Mark Kleiman, who fought to lift ban on marijuana, dies at 68
nytimes.com/2019/07/25/books/mark-kleiman-dead.html
His purview extended beyond drugs to the broader criminal justice system, which he sought to reform by imposing “swift, certain and fair” punishment through shorter sentences and more resources devoted to probation and parole.
“When politicians say, ‘Let’s hire 5,000 more police!’ everybody cheers,” he told The New York Times in 1990. “Say, ‘Let’s hire 5,000 probation officers and create cost-effective alternatives to prison!’ and everybody yawns.”
Remembering a trailblazer in criminal justice policy
prospect.org/article/remembering-trailblazer-criminal-justice-policy
Criminologist Phil Cook writes over email:
From the day I met him, Mark became my model for a policy-engaged scholar. He was an avid consumer of social science research. … For Mark, the science was more than a collection of empirical claims on what works, but more fundamentally a set of ideas that he harnessed to inform his thinking. … “Swift, certain, and fair” emerged from his understanding of basic principles of behavioral economics, combined with his assessment of what was needed to reform the criminal justice system to reflect those principles.
As Michael O’Hare noted in an astute review, Mark understood that crime and punishment both brought their costs. Criminal justice actors, from police departments to the white-collar defense bar, have ample reason to ignore one side or the other in this ledger. Mark sought creative policies that harnessed the tools of organizational analysis, psychology, and behavioral economics to reduce costs on both fronts.
“Swift, certain, and fair” was likely Mark’s most prominent contribution. With Angela Hawken, Mark studied Hawaii’s Opportunity Probation with Enforcement (HOPE) program.
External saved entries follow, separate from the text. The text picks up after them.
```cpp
Tensor attn_decode(const Tensor& q, const Tensor& k, const Tensor& v, const optional<Tensor>& seqlens_k, double scale) {
  check_bshd(q, "q");
  check_bshd(k, "k");
  check_bshd(v, "v");
  TORCH_CHECK(q.scalar_type() == at::kBFloat16 && k.scalar_type() == at::kBFloat16 && v.scalar_type() == at::kBFloat16,
              "attn_decode: bf16");
  TORCH_CHECK(q.size(1) == 1, "attn_decode: one query token per sequence");
  TORCH_CHECK(k.sizes() == v.sizes() && k.size(0) == q.size(0), "attn_decode: k/v shapes");
  const int64_t Hq = q.size(2), Hkv = k.size(2);
  TORCH_CHECK(Hq % Hkv == 0, "attn_decode: Hq % Hkv");
  const int64_t G = Hq / Hkv;
  TORCH_CHECK(G == 1 || G == 2 || G == 4 || G == 8, "attn_decode: GQA group must be 1, 2, 4 or 8");
  c10::OptionalDeviceGuard g(q.device());
  grt::AttnDecodeParams p{};
  p.q = q.data_ptr(); p.k = k.data_ptr(); p.v = v.data_ptr();
  auto o = at::empty(q.sizes(), q.options());
  p.o = o.data_ptr();
  p.q_bs = q.stride(0); p.q_hs = q.stride(2);
  p.k_bs = k.stride(0); p.k_ss = k.stride(1); p.k_hs = k.stride(2);
  p.v_bs = v.stride(0); p.v_ss = v.stride(1); p.v_hs = v.stride(2);
  p.o_bs = o.stride(0); p.o_hs = o.stride(2);
  p.B = (int)q.size(0); p.Hq = (int)Hq; p.Hkv = (int)Hkv; p.Sk = (int)k.size(1);
  p.NS = grt::attn_decode_splits(p.B, p.Hkv, p.Sk);
  p.seqlens_k = nullptr;
  if (seqlens_k.has_value()) {
    check_contig(*seqlens_k, "seqlens_k");
    TORCH_CHECK(seqlens_k->scalar_type() == at::kInt && seqlens_k->numel() == q.size(0), "seqlens_k int32 [B]");
    p.seqlens_k = seqlens_k->data_ptr<int32_t>();
  }
  p.scale_log2 = (float)(scale * 1.4426950408889634);
// ... 436 lines not shown
        py::arg("want_xd"), py::arg("h_out") = py::none(), py::arg("hscale") = 1.0);
  m.def("lora_dx", &lora_dx, py::arg("g"), py::arg("at"), py::arg("dx"), py::arg("p"), py::arg("seed"),
        py::arg("offset"), py::arg("accumulate"), py::arg("dx_in") = py::none(), py::arg("gscale") = 1.0);
  m.def("lora_refresh", &lora_refresh, py::arg("bs"), py::arg("offs"), py::arg("w"), py::arg("wt"), py::arg("col0"),
        py::arg("wt_row0") = -1);
  m.def("lora_g", &lora_g, py::arg("a"), py::arg("bt"), py::arg("c"), py::arg("alpha"), py::arg("accumulate"));
  m.def("lora_g_group", &lora_g_group, py::arg("a"), py::arg("bt"), py::arg("c"), py::arg("alpha"),
        py::arg("accumulate"));
  m.def("lora_tred", &lora_tred, py::arg("a"), py::arg("h"), py::arg("out"), py::arg("alpha"), py::arg("accumulate"),
        py::arg("transpose"));
  m.def("lora_tred_group", &lora_tred_group, py::arg("a"), py::arg("h"), py::arg("out"), py::arg("alpha"),
        py::arg("accumulate"));
  m.def("dropout_bwd_seeded", &dropout_bwd_seeded);
  m.def("ce_fwd", &ce_fwd);
  m.def("ce_bwd", &ce_bwd);
  m.def("sumsq_blocks", &sumsq_blocks);
  m.def("lds_fill", [](int64_t pattern, int64_t device) {
    c10::OptionalDeviceGuard g(c10::Device(c10::DeviceType::CUDA, (c10::DeviceIndex)device));
    grt::lds_fill((uint32_t)pattern, c10::hip::getCurrentHIPStream((c10::DeviceIndex)device).stream());
  }, "test support: fill every CU's LDS with a 32-bit pattern (stale-LDS-read detection)");
  m.def("sumsq", &sumsq);
  m.def("clip_finalize", &clip_finalize);
  m.def("adamw", &adamw, py::arg("p"), py::arg("g"), py::arg("m"), py::arg("v"), py::arg("master"),
        py::arg("hyper"), py::arg("gscale"), py::arg("max_blocks") = 0, py::arg("index_offset") = 0);
  m.def("adamw_t", &adamw_t);
  m.def("scale_", &scale_);
  m.def("attn_fwd", &attn_fwd, py::arg("q"), py::arg("k"), py::arg("v"), py::arg("out"), py::arg("scale"),
        py::arg("causal"), py::arg("seqlens_k"), py::arg("dropout_p") = 0.0, py::arg("seed") = 0,
        py::arg("cu_seqlens") = py::none(), py::arg("max_seqlen") = 0, py::arg("o_t") = py::none());
  m.def("attn_bwd", &attn_bwd, py::arg("dout"), py::arg("q"), py::arg("k"), py::arg("v"), py::arg("o"),
        py::arg("lse"), py::arg("dq"), py::arg("dk"), py::arg("dv"), py::arg("scale"), py::arg("causal"),
        py::arg("seqlens_k"), py::arg("dropout_p") = 0.0, py::arg("seed") = 0, py::arg("rope_cos") = py::none(),
        py::arg("rope_sin") = py::none(), py::arg("cu_seqlens") = py::none(), py::arg("max_seqlen") = 0,
        py::arg("dqkv_t") = py::none());
  m.def("attn_set_schedule", &grt::attn_set_schedule,
        "bf16 attention causal-pair / XCD-grouped schedule, bit mask: 1 = forward, 2 = dQ, 4 = dK/dV");
  m.def("attn_get_schedule", &grt::attn_get_schedule);
  m.def("attn_set_dkdv_form", &grt::attn_set_dkdv_form, "dK / dV kernel: 1 = 4-wave, 2 = wave-pair (default)");
  m.def("attn_get_dkdv_form", &grt::attn_get_dkdv_form);
  m.def("attn_set_dma_fast", &grt::attn_set_dma_fast, "1 = hoisted LDS-DMA addressing (default), 0 = clamped per tile");
  m.def("ew_set_fast", &grt::ew_set_fast, "1 = single-pass RoPE (D = 128) / SwiGLU kernels (default), 0 = grid-stride kernels");
  m.def("attn_set_skip_dead", &grt::attn_set_skip_dead,
        "1 = forward / dK-dV waves skip the causal tiles they mask entirely (default), 0 = compute them");
  m.def("nf4_quantize", &nf4_quantize);
  m.def("nf4_dequantize", &nf4_dequantize);
  m.def("nf4_dequantize_t", &nf4_dequantize_t);
  m.def("nf4_dequantize_into", &nf4_dequantize_into);
  m.def("rmsnorm_bwd_dx", &rmsnorm_bwd_dx);
  m.def("swiglu_fwd_t", &swiglu_fwd_t);
  m.def("swiglu_bwd_t", &swiglu_bwd_t);
  m.def("transpose_into", &transpose_into);
  m.def("copy_sdma", &copy_sdma);
  m.def("sdma_d2h", &sdma_d2h, py::arg("dst"), py::arg("src"), py::arg("producer_stream") = 0,
        "pinned host <- device on an SDMA engine, ordered on the source's current stream; producer_stream "
        "(a raw stream handle): the stream whose work so far wrote src");
  m.def("sdma_stats", &sdma_stats, "copies / bytes / worker busy seconds / first error of the SDMA copier");
  m.def("sdma_clear_error", [](int64_t device) { grt::sdma_clear_error((int)device); });
  m.def("gemv", &gemv, py::arg("x"), py::arg("w"), py::arg("swiglu") = false);
  m.def("gemv_fused", &gemv_fused, py::arg("x"), py::arg("w"), py::arg("sumsq"), py::arg("slot"),
        py::arg("swiglu") = false, py::arg("g") = py::none(), py::arg("res") = py::none(), py::arg("eps") = 1e-5,
        py::arg("cos") = py::none(), py::arg("sin") = py::none(), py::arg("pos") = py::none(),
        py::arg("kc") = py::none(), py::arg("vc") = py::none(), py::arg("hq") = 0, py::arg("hkv") = 0);
  m.def("attn_decode", &attn_decode);
  m.def("embedding_fwd", &embedding_fwd);
  m.def("embedding_bwd", &embedding_bwd);
  m.def("gemm_wgrad", &gemm_wgrad, py::arg("x"), py::arg("y"), py::arg("out"), py::arg("accumulate"),
        py::arg("mode") = 0);
// ... 18 lines not shown
```

gke_ray_train_amd/csrc/kernels/attention.hip:

```cpp
#include <limits.h>
#include <stdlib.h>

#include <type_traits>
#include <utility>

#include "grt_common.h"
#include "grt_kernels.h"

namespace grt {
namespace {

typedef __attribute__((address_space(3))) bf16x4 lds_bf16x4;

constexpr int D = 128;
constexpr int kChunks = D / 8;

__device__ __forceinline__ f32x16 mfma32(bf16x8 a, bf16x8 b, f32x16 c) {
  return __builtin_amdgcn_mfma_f32_32x32x16_bf16(a, b, c, 0, 0, 0);
}

__device__ __forceinline__ int img_off(int row, int ch) {
  return row * 256 + 16 * (ch ^ (((row & 3) << 2) | ((row >> 2) & 3)));
}
__device__ __forceinline__ bf16x8 lds_row_read(const char* base, int row, int ch) {
// ... 6 lines not shown
  return __builtin_amdgcn_ds_read_tr16_b64_v4bf16((lds_bf16x4*)a);
}

__device__ __forceinline__ bf16x8 cat(bf16x4 a, bf16x4 b) {
  return __builtin_shufflevector(a, b, 0, 1, 2, 3, 4, 5, 6, 7);
}
__device__ __forceinline__ bf16x8 pack8(const f32x16& x, int base) {
  bf16x8 r;
#pragma unroll
  for (int j = 0; j < 8; ++j) r[j] = static_cast<bf16>(x[base + j]);
  return r;
}
__device__ __forceinline__ int acc_row(int r, int h) { return (r & 3) + 8 * (r >> 2) + 4 * h; }

__device__ __forceinline__ uint32_t fmix32(uint32_t h) {
  h ^= h >> 16; h *= 0x85ebca6bu; h ^= h >> 13; h *= 0xc2b2ae35u; h ^= h >> 16;
  return h;
}
__device__ __forceinline__ uint32_t attn_dropout_hash(uint32_t seed, uint32_t bh, uint32_t q, uint32_t k) {
  uint32_t h = seed ^ (bh * 0x9E3779B1u);
  h = fmix32(h ^ (q * 0x85EBCA77u));
  return fmix32(h ^ (k * 0xC2B2AE3Du));
}
__device__ __forceinline__ float drop_factor(const AttnParams& p, uint32_t bh, int q, int k) {
  return attn_dropout_hash(p.drop_seed, bh, (uint32_t)q, (uint32_t)k) >= p.drop_thresh ? p.drop_scale : 0.f;
}

constexpr float kLog2e = 1.4426950408889634f;
constexpr float kLn2 = 0.6931471805599453f;

__device__ __forceinline__ float halves_max(float x) {
  const auto r = __builtin_amdgcn_permlane32_swap(__float_as_uint(x), __float_as_uint(x), false, false);
  return fmaxf(__uint_as_float(r[0]), __uint_as_float(r[1]));
}

constexpr float kDeferLog2 = 8.f;

__device__ __forceinline__ void lds_dma16(const void* gptr, uint32_t lds_byte_addr) {
  asm volatile("s_mov_b32 m0, %1\n\ts_nop 0\n\tglobal_load_lds_dwordx4 %0, off"
               :: "v"(gptr), "s"(lds_byte_addr) : "memory", "m0");
}
__device__ __forceinline__ uint32_t lds_u32(const void* p) {
  return (uint32_t)(uintptr_t)(const __attribute__((address_space(3))) char*)(p);
}
__device__ __forceinline__ int img_swz(int row) { return ((row & 3) << 2) | ((row >> 2) & 3); }
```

HOPE deployed relatively mild and graduated sanctions to reduce drug use and re-offending without draconian penalties. The jury is still out regarding the effectiveness of HOPE itself. The broader “swift, certain, and fair” concept has proved fruitful in many other contexts. Most famously, South Dakota’s 24/7 Sobriety Program has demonstrated striking benefits in reducing alcohol-related social harms.
Mark Kleiman was the nation’s greatest thinker on drug policy
nationalreview.com/2019/07/mark-kleiman-was-the-nations-greatest-thinker-on-drug-policy
When Brute Force Fails is an important book not just for contributing to a theoretical dispute, but also for its empirical evidence and practical solution: mild but extremely consistent punishments, the opposite of Becker’s approach. Kleiman spotlights the work of Judge Steven Alm, who randomly assigned probationers in his Honolulu courtroom to either traditional probation or his experimental Hawaii’s Opportunity Probation with Enforcement (HOPE). In practice, traditional probation consists of a series of warnings from an overworked probation officer who eventually declares the probationer in violation and recommends that the judge apply the often-lengthy suspended prison sentence. In Judge Alm’s experiment, the probationer, prosecutor, public offender, and probation officer pre-committed to a system of frequent urinalysis, for which a positive or missed test would result in an immediate but brief stay in jail. Although only a third of probationers were in Judge Alm’s court for a drug charge, he made frequent drug testing its focus because two-thirds of probationers had tested positive for methamphetamine at arrest. The experiment was a great success, with dramatically lower rates of rearrest, revocation of probation, and incarceration for the treatment group. Notably, Judge Alm and his probationers achieved this reduction in crime and drug abuse without the court providing drug treatment—the deterrence effect of a minor but swift and certain punishment was sufficient to achieve great improvements.
Kleiman suggests adopting urinalysis for probationers more broadly and extending its logic to other ways of monitoring offenders, such as through GPS ankle bracelets, as a way to impose social order at lower cost. Making detection of recidivism nearly certain and punishment for it swift but mild may finally break the despair of “nothing works“ without the naïveté of pure jailbreak politics. Judge Alm may have named his experiment HOPE in aspiration for the probationers in his courtroom, but it provides a similar promise all of us: that we can end mass incarceration without returning to the “no radio in car” era. Kleiman is no longer with us to advocate for such reforms, but we have the legacy of his work to guide us.